The same phenomenon was observed during the "in-mold" treatment with agglomerated slugs. Cast iron treated with slugs obtained from finer powders will contain more graphite nuclei than treated with pellets obtained from coarser powders. These graphite nuclei are also smaller in size.

This really unexpected observation has an advantageous application, because it becomes possible to control the density of the graphite nuclei in the cast iron parts, and thus in the tissue of the article of manufacture.
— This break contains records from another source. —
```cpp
template <int CH, int STRIDE>
static int run_block(const vst_block_weights* w, int direction, int precision, float* dst, const float* src,
                     float* tmp, int B, int H, int W, hipStream_t st) {
    constexpr int LV = CH == 16 ? 0 : (CH == 64 ? 1 : 2);
    constexpr int MID = CH / 4;
    constexpr int IN_CH = STRIDE == 1 ? CH : CH / 4;
    const int Ho = H >> LV, Wo = W >> LV;
    const size_t state_img = (size_t)H * W * 16;
    const size_t mid_img = (size_t)Ho * Wo * MID;
    float* h1 = tmp;
    float* h2 = tmp + (size_t)B * mid_img;
    ConvArgs a{};
    a.Wq = W >> 2;
    a.in = src; a.out = h1; a.packed = (const unsigned char*)w->conv[0].packed; a.bias = w->conv[0].bias;
    a.Hin = Ho * STRIDE; a.Win = Wo * STRIDE; a.Hout = Ho; a.Wout = Wo;
    a.in_img_stride = state_img; a.out_img_stride = mid_img; a.sign = 0.f;
    if constexpr (CH == 256 && STRIDE == 2) {
        if (vst_is_f16(precision)) {
            const size_t mid_bytes = (size_t)Ho * Wo * 64 * 4, state_bytes = (size_t)Ho * Wo * 256 * 4;
            unsigned char* const h1p = (unsigned char*)tmp;
            unsigned char* const h2p = h1p + (size_t)B * mid_bytes;
            unsigned char* const planes_a = h2p + (size_t)B * mid_bytes;
            (void)state_bytes;
            a.out_sp = h1p; a.out_sp_img_bytes = mid_bytes;
            int rc2 = launch_conv_s2_planes(a, B, st);
            if (rc2) return rc2;
            const int h2_single = precision == VST_PREC_F16X2H;
            rc2 = vst3_conv_mid(&w->conv[1], h1p, h2p, h2_single, B, H, W, st);
            if (rc2) return rc2;
            return vst3_conv_out(&w->conv[2], h2p, h2_single, dst, direction > 0 ? planes_a : nullptr, direction > 0 ? 1.f : -1.f,
                                 B, H, W, st);
        }
    }
    const bool h16 = CH <= 64 && VST_PAIR && precision == VST_PREC_F16X2H;
    int rc = launch_conv<IN_CH, MID, STRIDE, true, false>(a, B, precision, st, h16);
    if (rc) return rc;
    if constexpr (CH <= 64 && VST_PAIR) {
        if (precision != VST_PREC_FP32) {
            a.in = h1; a.out = dst; a.Hin = Ho; a.Win = Wo; a.in_img_stride = mid_img; a.out_img_stride = state_img;
            a.packed = (const unsigned char*)w->conv[2].packed; a.bias = w->conv[2].bias;
            a.packed1 = (const unsigned char*)w->conv[1].packed; a.bias1 = w->conv[1].bias;
            a.sign = direction > 0 ? 1.f : -1.f;
            return launch_pair<MID, CH>(a, B, precision, st);
        }
    }
    a.in = h1; a.out = h2; a.packed = (const unsigned char*)w->conv[1].packed; a.bias = w->conv[1].bias;
    a.Hin = Ho; a.Win = Wo; a.in_img_stride = mid_img;
    rc = launch_conv<MID, MID, 1, false, false>(a, B, precision, st);
    if (rc) return rc;
    a.in = h2; a.out = dst; a.packed = (const unsigned char*)w->conv[2].packed; a.bias = w->conv[2].bias;
    a.out_img_stride = state_img; a.sign = direction > 0 ? 1.f : -1.f;
    return launch_conv<MID, CH, 1, false, true>(a, B, precision, st);
}

static const int kBlockChannel[VST_NUM_BLOCKS] = {16, 16, 16, 16, 16, 16, 16, 16, 16, 16, 64, 64, 64, 64, 64, 64,
                                                  64, 64, 64, 64, 256, 256, 256, 256, 256, 256, 256, 256, 256, 256,
                                                  256, 256};
static const int kBlockStride[VST_NUM_BLOCKS] = {1, 1, 1, 1, 1, 1, 1, 1, 1, 1, 2, 1, 1, 1, 1, 1,
                                                 1, 1, 1, 1, 2, 1, 1, 1, 1, 1, 1, 1, 1, 1, 1, 1};

VST_DEFINE_TU_RANGE(vst_range_tu_conv)

extern "C" {

int vst_set_option(int option, int value) {
    if (option == VST_OPT_STAGE3_LEAN) g_opt_lean.store(value != 0, std::memory_order_relaxed);
    else if (option == VST_OPT_STAGE3_WIDE) g_opt_wide.store(value != 0, std::memory_order_relaxed);
    else if (option == VST_OPT_STAGE3_PINGPONG && VST_WITH_PINGPONG) g_opt_pp.store(value != 0, std::memory_order_relaxed);
    else return VST_E_ARG;
    return VST_OK;
}

int vst_get_option(int option) {
    if (option == VST_OPT_STAGE3_LEAN) return g_opt_lean.load(std::memory_order_relaxed);
    if (option == VST_OPT_STAGE3_WIDE) return g_opt_wide.load(std::memory_order_relaxed);
    if (option == VST_OPT_STAGE3_PINGPONG && VST_WITH_PINGPONG) return g_opt_pp.load(std::memory_order_relaxed);
    return VST_E_ARG;
}

int vst_range_flags(unsigned* flags_host, int reset) {
    if (!flags_host) return VST_E_ARG;
    hipError_t e = hipDeviceSynchronize();
    if (e != hipSuccess) return (int)e;
    unsigned v = 0;
    if (int rc = vst_range_tu_conv(&v, reset)) return rc;
    if (int rc = vst_range_tu_conv3(&v, reset)) return rc;
    if (int rc = vst_range_tu_layout(&v, reset)) return rc;
    if (int rc = vst_range_tu_cwct(&v, reset)) return rc;
    *flags_host = v;
    return VST_OK;
}

int vst_range_flags_async(unsigned* flags4_dev, void* stream) {
    if (!flags4_dev) return VST_E_ARG;
    hipStream_t st = (hipStream_t)stream;
    if (int rc = vst_range_tu_conv_async(flags4_dev + 0, st)) return rc;
    if (int rc = vst_range_tu_conv3_async(flags4_dev + 1, st)) return rc;
    if (int rc = vst_range_tu_layout_async(flags4_dev + 2, st)) return rc;
    return vst_range_tu_cwct_async(flags4_dev + 3, st);
// ... 108 lines not shown
        else
            rc = vst_block_apply(&w->blocks[k], kBlockChannel[k], kBlockStride[k], +1, precision, s[k & 1], s[1 - (k & 1)],
                                 tmp, B, H, W, stream);
        if (rc) return rc;
    }
    return VST_OK;
}

static int revnet_forward_chunk(const vst_net_weights* w, const float* x, const uint8_t* x_u8, float* z, void* workspace,
                                int B, int C_in, int H, int W, int sp_steps, int precision, void* stream) {
    float* s[2];
    s[0] = (float*)workspace;
    s[1] = s[0] + (size_t)B * H * W * 16;
    float* tmp = s[1] + (size_t)B * H * W * 16;
    const int rc = forward_blocks(w, x, x_u8, s, tmp, B, C_in, H, W, precision, stream);
    if (rc) return rc;
    return vst_spread(s[0], s[1], z, B, H, W, sp_steps, stream);
}

static int inverse_blocks(const vst_net_weights* w, float* x, uint8_t* x_u8, float* const s[2], float* tmp, int B, int C_out,
                          int H, int W, int precision, void* stream) {
    const bool sp = vst_is_f16(precision);
    int rc = VST_OK;
    for (int k = VST_NUM_BLOCKS - 1; k >= 0; --k) {
        if (sp && k >= 21)
            rc = vst3_block256(&w->blocks[k], -1, precision, s[k & 1], s[1 - (k & 1)], tmp, VST_NUM_BLOCKS - 1 - k, 1, B, H, W,
                               stream);
        else
            rc = vst_block_apply(&w->blocks[k], kBlockChannel[k], kBlockStride[k], -1, precision, s[k & 1], s[1 - (k & 1)],
                                 tmp, B, H, W, stream);
        if (rc) return rc;
    }
    return x_u8 ? vst_unpack_output_u8(s[0], x_u8, B, H, W, stream) : vst_unpack_output(s[0], x, B, C_out, H, W, stream);
}

static int revnet_inverse_chunk(const vst_net_weights* w, const float* z, float* x, uint8_t* x_u8, void* workspace, int B,
                                int C_out, int H, int W, int sp_steps, int precision, void* stream) {
    float* s[2];
    s[0] = (float*)workspace;
    s[1] = s[0] + (size_t)B * H * W * 16;
    float* tmp = s[1] + (size_t)B * H * W * 16;
    const bool sp = vst_is_f16(precision);
    const int rc = sp ? vst3_gather_planes(z, vst3_plane_buffer(tmp, 0, B, H, W), s[1], B, H, W, sp_steps, stream)
                      : vst_gather(z, s[0], s[1], B, H, W, sp_steps, stream);
    if (rc) return rc;
    return inverse_blocks(w, x, x_u8, s, tmp, B, C_out, H, W, precision, stream);
}

static int revnet_encode_any(const vst_net_weights* w, const float* x, const uint8_t* x_u8, float* code, void* workspace, int B,
                             int C_in, int H, int W, int precision, void* stream) {
// ... 187 lines not shown
```

Before: 217.5.
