diff --git a/bayesian_torch_amd/csrc/bt_fused_split.h b/bayesian_torch_amd/csrc/bt_fused_split.h
--- a/bayesian_torch_amd/csrc/bt_fused_split.h
+++ b/bayesian_torch_amd/csrc/bt_fused_split.h
@@ -15,9 +15,10 @@
 constexpr int split_w_bytes() { return (FLIP ? 2 : 1) * kSplitSteps * 2 * NP * BN * 16; }
 template <int BM, int NP, bool FLIP = false>
 constexpr int split_x_bytes() { return split_xpo<BM, FLIP>() * (NP + (FLIP ? 1 : 0)) * 16; }
+constexpr int kSplitPairPad = 96;
 constexpr int kSplitMiscBytes = kMaxTaps * 16 + 96 + 32 + 64;
 template <int BN, int BM, int NP, bool FLIP = false>
-constexpr int split_lds_bytes() { return 2 * (split_w_bytes<BN, NP, FLIP>() + split_x_bytes<BM, NP, FLIP>()) + kSplitMiscBytes; }
+constexpr int split_lds_bytes() { return 2 * (split_w_bytes<BN, NP, FLIP>() + split_x_bytes<BM, NP, FLIP>()) + (FLIP ? 0 : kSplitPairPad) + kSplitMiscBytes; }
 
 __device__ __forceinline__ void split_pieces(float v, uint32_t& h, uint32_t& m, uint32_t& l) {
   h = __float_as_uint(v) & 0xFFFF0000u;
@@ -46,8 +47,9 @@
 __device__ __forceinline__ uint32_t inv32(int d) { return 0xFFFFFFFFu / (uint32_t)d + 1u; }
 __device__ __forceinline__ int div_small(int n, int d) { return d == 1 ? n : d == 2 ? n >> 1 : n / d; }
 
-template <int BN, int BM, int NP, int NPW, int XM, bool FLIP = false>
+template <int BN, int BM, int NP, int NPW, int XM, bool FLIP = false, bool PAIR = false>
 __global__ __launch_bounds__(256 + 64 * NPW) void fused_split_kernel(const FwdArgs a) {
+  static_assert(!(FLIP && PAIR), "Flipout keeps the unpaired order");
   static_assert((BN == 64 && (BM == 512 || BM == 256 || BM == 128)) || (BN == 32 && BM == 128 && !FLIP), "tile shapes of this flavour");
   static_assert(!FLIP || ((BM == 256 || BM == 128) && NP == 3), "Flipout: the 64 x 256 / 64 x 128 tiles, exact split");
   constexpr int kProducers = 64 * NPW, kThreadsAll = 256 + kProducers;
@@ -63,7 +65,8 @@
   char* const wbuf = smem_c;
   char* const xbuf = smem_c + 2 * W_BYTES;
   float* const smem = reinterpret_cast<float*>(smem_c);
-  int4* const taptab = reinterpret_cast<int4*>(smem_c + 2 * (W_BYTES + X_BYTES));
+  static_assert(FLIP || 2 * PB <= kSplitPairPad, "the paired x buffers' two extra slots fit the pad");
+  int4* const taptab = reinterpret_cast<int4*>(smem_c + 2 * (W_BYTES + X_BYTES) + (FLIP ? 0 : kSplitPairPad));
 
   unsigned long long* const dbg_ = kStamps ? a.dbg : nullptr;
   const int tid = threadIdx.x, lane = tid & 63, wave = tid >> 6;
@@ -175,11 +178,23 @@
   while (NO > 1 && NO * PCH > XPO - 1) --NO;
   if (nA <= 1 && NO > 1) NO &= ~1;
   if (NO > G8) NO = G8;
-  const int NQ = NO * (nA > 0 ? nA : 1);
+  constexpr bool tpair = PAIR;
+  if (PAIR && !(nA > 1 && (nA & 1) && !(G8 & 1) && 2 * PCH <= XPO - 1 && !pix && !a.row_taps)) return;
+  if (tpair) NO = 2;
+  const int PST = tpair ? PCH + 1 : PCH;
+  const int XB_STRIDE = tpair ? X_BYTES + PB : X_BYTES;
+  const int ZTAB = tpair ? PCH * PB : ZOFF;
+  const int NOW = tpair ? 1 : NO;
+  const int NQ = tpair ? nA + 1 : NO * (nA > 0 ? nA : 1);
   const int NSTEP = nA <= 1 ? (NO + 1) >> 1 : NO * SPO;
-  const int NS = nA ? (G8 + NO - 1) / NO : 0;
+  const int NS = !nA ? 0 : tpair ? G8 : (G8 + NO - 1) / NO;
+  const int NXS = tpair ? G8 >> 1 : NS;
   for (int i = tid; i < 2 * W_BYTES / 16; i += kThreadsAll) reinterpret_cast<uint4*>(smem_c)[i] = make_uint4(0, 0, 0, 0);
   if (tid < 2 * (PB / 16)) reinterpret_cast<uint4*>(xbuf + (tid / (PB / 16)) * X_BYTES + X_BYTES - PB)[tid % (PB / 16)] = make_uint4(0, 0, 0, 0);
+  if (tpair && tid < 4 * (PB / 16)) {
+    const int z = tid / (PB / 16);
+    reinterpret_cast<uint4*>(xbuf + (z >> 1) * XB_STRIDE + ((z & 1) * PST + PCH) * PB)[tid % (PB / 16)] = make_uint4(0, 0, 0, 0);
+  }
 
   const float* const xs = a.x + (long long)s * a.x_sample_stride;
   constexpr uint32_t kOOB = 0x80000000u;
@@ -295,6 +310,7 @@
     uint32_t e_off[UMAX];
     int l_off[UMAX];
     int u_ol[UMAX];
+    bool u_liveB[UMAX];
     bool u_live[UMAX];
     const uint32_t inv_na = nA > 1 ? inv32(nA) : 0u;
 #pragma unroll
@@ -308,26 +324,32 @@
         n = (int)__umulhi((uint32_t)t2, inv_no);
         q = t2 - n * NO;
       }
-      const int ol = nA > 1 ? (int)__umulhi((uint32_t)q, inv_na) : q;
-      const int ai = nA > 1 ? q - ol * nA : 0;
+      int ol = nA > 1 ? (int)__umulhi((uint32_t)q, inv_na) : q;
+      int ai = nA > 1 ? q - ol * nA : 0;
+      int st_ = nA > 1 ? ol * SPO + (ai >> 1) : (ol >> 1), hf = nA > 1 ? (ai & 1) : (ol & 1);
+      if (tpair) {
+        ol = q >= nA ? 1 : 0, ai = q >= nA ? nA - 1 : q;
+        st_ = ai >> 1, hf = ol | (ai & 1);
+      }
       const int tap = nA ? taptab[ai].w : 0;
-      const int st_ = nA > 1 ? ol * SPO + (ai >> 1) : (ol >> 1), hf = nA > 1 ? (ai & 1) : (ol & 1);
       const int co_g = n0 + n;
       const bool rv = co_g < a.Cog;
       const uint32_t co = (uint32_t)(g * a.Cog + (rv ? co_g : 0));
       e_off[i] = rv ? (co * (uint32_t)T + (uint32_t)tap) * (uint32_t)Cig4 + (uint32_t)(8 * ol + 4 * cq) : (kOOB >> 2);
       l_off[i] = u < nunits ? st_ * W_STEP + hf * W_HALF + (n ^ ((2 * st_ + hf) & 7)) * 16 + cq * 8 : -1;
       u_ol[i] = ol;
+      u_liveB[i] = __builtin_amdgcn_readfirstlane(__ballot(rv && u < nunits && q < nA - 1) != 0ull ? 1 : 0) != 0;
       u_live[i] = __builtin_amdgcn_readfirstlane(__ballot(rv && u < nunits) != 0ull ? 1 : 0) != 0;
     }
     const int wave_u0 = __builtin_amdgcn_readfirstlane(ptid & ~63);
     if (stamp0) dbg_[213] = __builtin_amdgcn_s_memtime();
     float4 mu[UMAX], rs[UMAX];
     auto load_w = [&](int st) {
-      const int oct0 = st * NO;
+      const int oct0 = st * NOW;
+      const bool stB = tpair && (st & 1);
 #pragma unroll
       for (int i = 0; i < UMAX; ++i) {
-        if (u_live[i]) {
+        if (stB ? u_liveB[i] : u_live[i]) {
           const bool in = l_off[i] >= 0 && oct0 + u_ol[i] < G8 && e_off[i] != (kOOB >> 2);
           const uint32_t sb = guard_off(in, 4u * (e_off[i] + (uint32_t)(8 * oct0)));
           mu[i] = ldf4(r_mu, sb), rs[i] = ldf4(r_rs, sb);
@@ -372,11 +394,11 @@
         int off = (int)kOOB, lds = -1;
         if constexpr (XM == 2) {
           const int b = b0 + r;
-          lds = (ol * PCH + 4 * r) * PB + 4 * pair;
+          lds = (ol * PST + 4 * r) * PB + 4 * pair;
           if (b < a.B) off = 16 * (b * a.Ci + g * Cig + 2 * pair);
         } else if constexpr (XM == 1) {
           const int b = b0 + r;
-          lds = (ol * PCH + r) * PB;
+          lds = (ol * PST + r) * PB;
           if (b < a.B) off = 4 * (b * a.Ci + g * Cig);
         } else if constexpr (XM == 3) {
           const int hc = r & 1, q = r >> 1;
@@ -385,7 +407,7 @@
           const int yr = W4 <= 1 ? rem : (int)__umulhi((uint32_t)rem, inv_w4);
           const int xq = rem - yr * W4;
           const int b = b0 + img, y = ylo_r + yr * gs_h, x = 4 * xq;
-          lds = (ol * PCH + img * PIMG + yr * NXR + x) * PB + hc * 8;
+          lds = (ol * PST + img * PIMG + yr * NXR + x) * PB + hc * 8;
           if (b < a.B) off = 4 * ((b * a.Ci + g * Cig + 4 * hc) * a.HW + y * a.W + x);
         } else if constexpr (XM == 4) {
           const int img = qpi <= 1 ? r : (int)__umulhi((uint32_t)r, inv_qpi);
@@ -393,7 +415,7 @@
           const int yr = W4 <= 1 ? rem : (int)__umulhi((uint32_t)rem, inv_w4);
           const int xq = rem - yr * W4;
           const int b = b0 + img, y = ylo_r + yr * gs_h, x = 4 * xq;
-          lds = (ol * PCH + img * PIMG + yr * NXR + 2 * xq) * PB;
+          lds = (ol * PST + img * PIMG + yr * NXR + 2 * xq) * PB;
           if (b < a.B) off = 4 * ((b * a.Ci + g * Cig) * a.HW + y * a.W + x);
         } else {
           const int img = PIMG <= 1 ? r : (int)__umulhi((uint32_t)r, inv_pimg);
@@ -401,7 +423,7 @@
           const int yy = NXR <= 1 ? rem : (int)__umulhi((uint32_t)rem, inv_pw);
           const int xx = rem - yy * NXR;
           const int b = b0 + img, y = y_lo + (yy + kmin_h) * gs_h, x = x_lo + (xx + kmin_w) * gs_w;
-          lds = (ol * PCH + r) * PB;
+          lds = (ol * PST + r) * PB;
           if (b < a.B) off = 4 * ((b * a.Ci + g * Cig) * a.HW + y * a.W + x);
         }
         it_off[i] = off;
@@ -525,17 +547,17 @@
       if (pstamp && st == 3) dbg_[250] = dbg_[251] = __builtin_amdgcn_s_memtime();
       if (st < NS) {
         char* const Wt = wbuf + (st & 1) * W_BYTES;
-        char* const Xt = xbuf + (st & 1) * X_BYTES;
-        const int oct0 = st * NO;
+        const int oct0 = st * NOW;
+        const bool stB = tpair && (st & 1);
         float ep[UMAX][4];
 #pragma unroll
         for (int i = 0; i < UMAX; ++i)
-          if (u_live[i])
+          if (stB ? u_liveB[i] : u_live[i])
             philox_normal4(key_w, sample, (e_off[i] + (uint32_t)(8 * oct0)) >> 2, ep[i]);
         if (pstamp && st == 3) dbg_[252] = __builtin_amdgcn_s_memtime();
 #pragma unroll
         for (int i = 0; i < UMAX; ++i) {
-          if (u_live[i]) {
+          if (stB ? u_liveB[i] : u_live[i]) {
             const float m4[4] = {mu[i].x, mu[i].y, mu[i].z, mu[i].w}, s4[4] = {rs[i].x, rs[i].y, rs[i].z, rs[i].w};
             uint32_t wh[4], wm_[4], wl[4];
 #pragma unroll
@@ -560,8 +582,15 @@
           }
         }
         if (pstamp && st == 3) dbg_[253] = __builtin_amdgcn_s_memtime();
-        store_x(Xt, st);
-        if (st + 1 < NS) load_x(st + 1), load_w(st + 1);
+        int xs_st = st, xs_ld = st + 1 < NS ? st + 1 : -1;
+        if (tpair) {
+          const int nx = (st + 1) >> 1;
+          xs_st = st == 0 ? 0 : ((st & 1) && nx < NXS ? nx : -1);
+          xs_ld = !(st & 1) && (st >> 1) + 1 < NXS ? (st >> 1) + 1 : -1;
+        }
+        if (xs_st >= 0) store_x(xbuf + (xs_st & 1) * XB_STRIDE, xs_st);
+        if (xs_ld >= 0) load_x(xs_ld);
+        if (st + 1 < NS) load_w(st + 1);
       }
       if (pstamp && st < 60) dbg_[128 + 2 * st + 1] = __builtin_amdgcn_s_memtime();
       __syncthreads();
@@ -670,14 +699,18 @@
         int ol, ai;
         if (nA <= 1) ol = 2 * q + lh, ai = 0;
         else ol = (q >= SPO) + (q >= 2 * SPO) + (q >= 3 * SPO) + (q >= 4 * SPO), ai = 2 * (q - ol * SPO) + lh;
-        const bool ent = nA > 0 && ol < NO && ai < nA;
+        bool ent = nA > 0 && ol < NO && ai < nA;
+        if (tpair) {
+          ent = q < SPO;
+          ol = q == SPO - 1 ? lh : 0, ai = q == SPO - 1 ? nA - 1 : 2 * q + lh;
+        }
         const int4 e = taptab[ent ? ai : 0];
         const int ty = (dymax == dymin) ? 0 : e.y - dymin, tx = (dxmax == dxmin) ? 0 : e.z - dxmin;
 #pragma unroll
         for (int j = 0; j < TM; ++j) {
           const int yy = pyb[j] + ty, xx = pxb[j] + tx;
           const bool ok = ent && live[j] && yy >= kmin_h && yy <= kmax_h && xx >= kmin_w && xx <= kmax_w;
-          xaddr[j][q] = ok ? (ol * PCH + pimg[j] + (yy - kmin_h) * NXR + (xx - kmin_w)) * PB : ZOFF;
+          xaddr[j][q] = ok ? (ol * PST + pimg[j] + (yy - kmin_h) * NXR + (xx - kmin_w)) * PB : ZTAB;
         }
       }
     }
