+                                                                    long long nbp, const ReduceSumsArgs o) {
+  __shared__ double sd[K][1024];
+  __shared__ float sval[MULTI_MAX + MULTI_MAX_SUMS];
+  const int tid = threadIdx.x;
+  const long long nv = nb >> 2;
+  const long long rounds = (nv + 1024 * SUMS_RU - 1) / (1024 * SUMS_RU);
+  const long long total = K * rounds;
+  const long long tail = (nv << 2) + tid;
+  float tv[K];
+#pragma unroll
+  for (int k = 0; k < K; ++k) tv[k] = tail < nb ? partials[k * nbp + tail] : 0.0f;
+  double acc[K];
+#pragma unroll
+  for (int k = 0; k < K; ++k) acc[k] = 0.0;
+  float4 va[SUMS_RU], vb[SUMS_RU];
+  long long c = 0;
+  if (total > 0) sums_load_chunk(va, partials, nbp, nv, rounds, 0, tid);
+  while (c < total) {
+    if (c + 1 < total) sums_load_chunk(vb, partials, nbp, nv, rounds, c + 1, tid);
+    sums_add_chunk<K>(va, acc, rounds, c);
+    if (++c >= total) break;
+    if (c + 1 < total) sums_load_chunk(va, partials, nbp, nv, rounds, c + 1, tid);
+    sums_add_chunk<K>(vb, acc, rounds, c);
+    ++c;
+  }
+#pragma unroll
+  for (int k = 0; k < K; ++k) {
+    if (tail < nb) acc[k] += (double)tv[k];
+    sd[k][tid] = acc[k];
+  }
+  __syncthreads();
+  const int wave = tid >> 6, lane = tid & 63;
+  if (wave < K) {
+    double s2 = 0.0;
+#pragma unroll
+    for (int k = 0; k < 16; ++k) s2 += sd[wave][lane * 16 + k];
+#pragma unroll
+    for (int off = 32; off >= 1; off >>= 1) s2 += __shfl_down(s2, off, 64);
+    if (lane == 0) {
+      const float r = (float)s2;
+      float* out = o.out[0];
+      if (wave == 1) out = o.out[1];
+      if (wave == 2) out = o.out[K - 1];
+      *out = r;
+      sval[wave] = r;
+    }
+  }
+  __syncthreads();
+  if (tid == 0) {
+#pragma unroll
+    for (int i = 0; i < MULTI_MAX_SUMS; ++i) {
+      if (i >= o.nsum) break;
+      const float r = sval[o.lhs[i]] + sval[o.rhs[i]];
+      sval[K + i] = r;
+      *o.sum_out[i] = r;
+    }
+  }
 }
 int reduce_partials(const float* partials, long long nb, float* out, hipStream_t s) {
   hipLaunchKernelGGL(reduce_partials_kernel, dim3(1), dim3(1024), 0, s, partials, nb, out);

In order to obtain pellets with the maximum effect in terms of inoculation in this way, Applicants have come to prepare powders with an internal particle size distribution of special particles of 0/1 mm, which are defined in the following manner.

1 mm or less: 100%.

50 μg to 250 μ fragments: 30% to 60%, preferably 40% to 50%.

Fragments less than 50 μ: less than 25%, preferably less than 20%.

This type of powder is easily aggregated to allow it to act as a low proportion of binder. Thus, in the case of the well-known binder sodium silicate, a pressure varying from 50 to 500 Mpa is sufficient to add 0.3 cm ³ for 100 g of powder to 3 cm ³ for 100 g of powder. Since the mechanical performance of the pellet is easily obtained, the pressure and binder ratio parameters can be used to control the dissolution rate, not the mechanical performance of the pellet.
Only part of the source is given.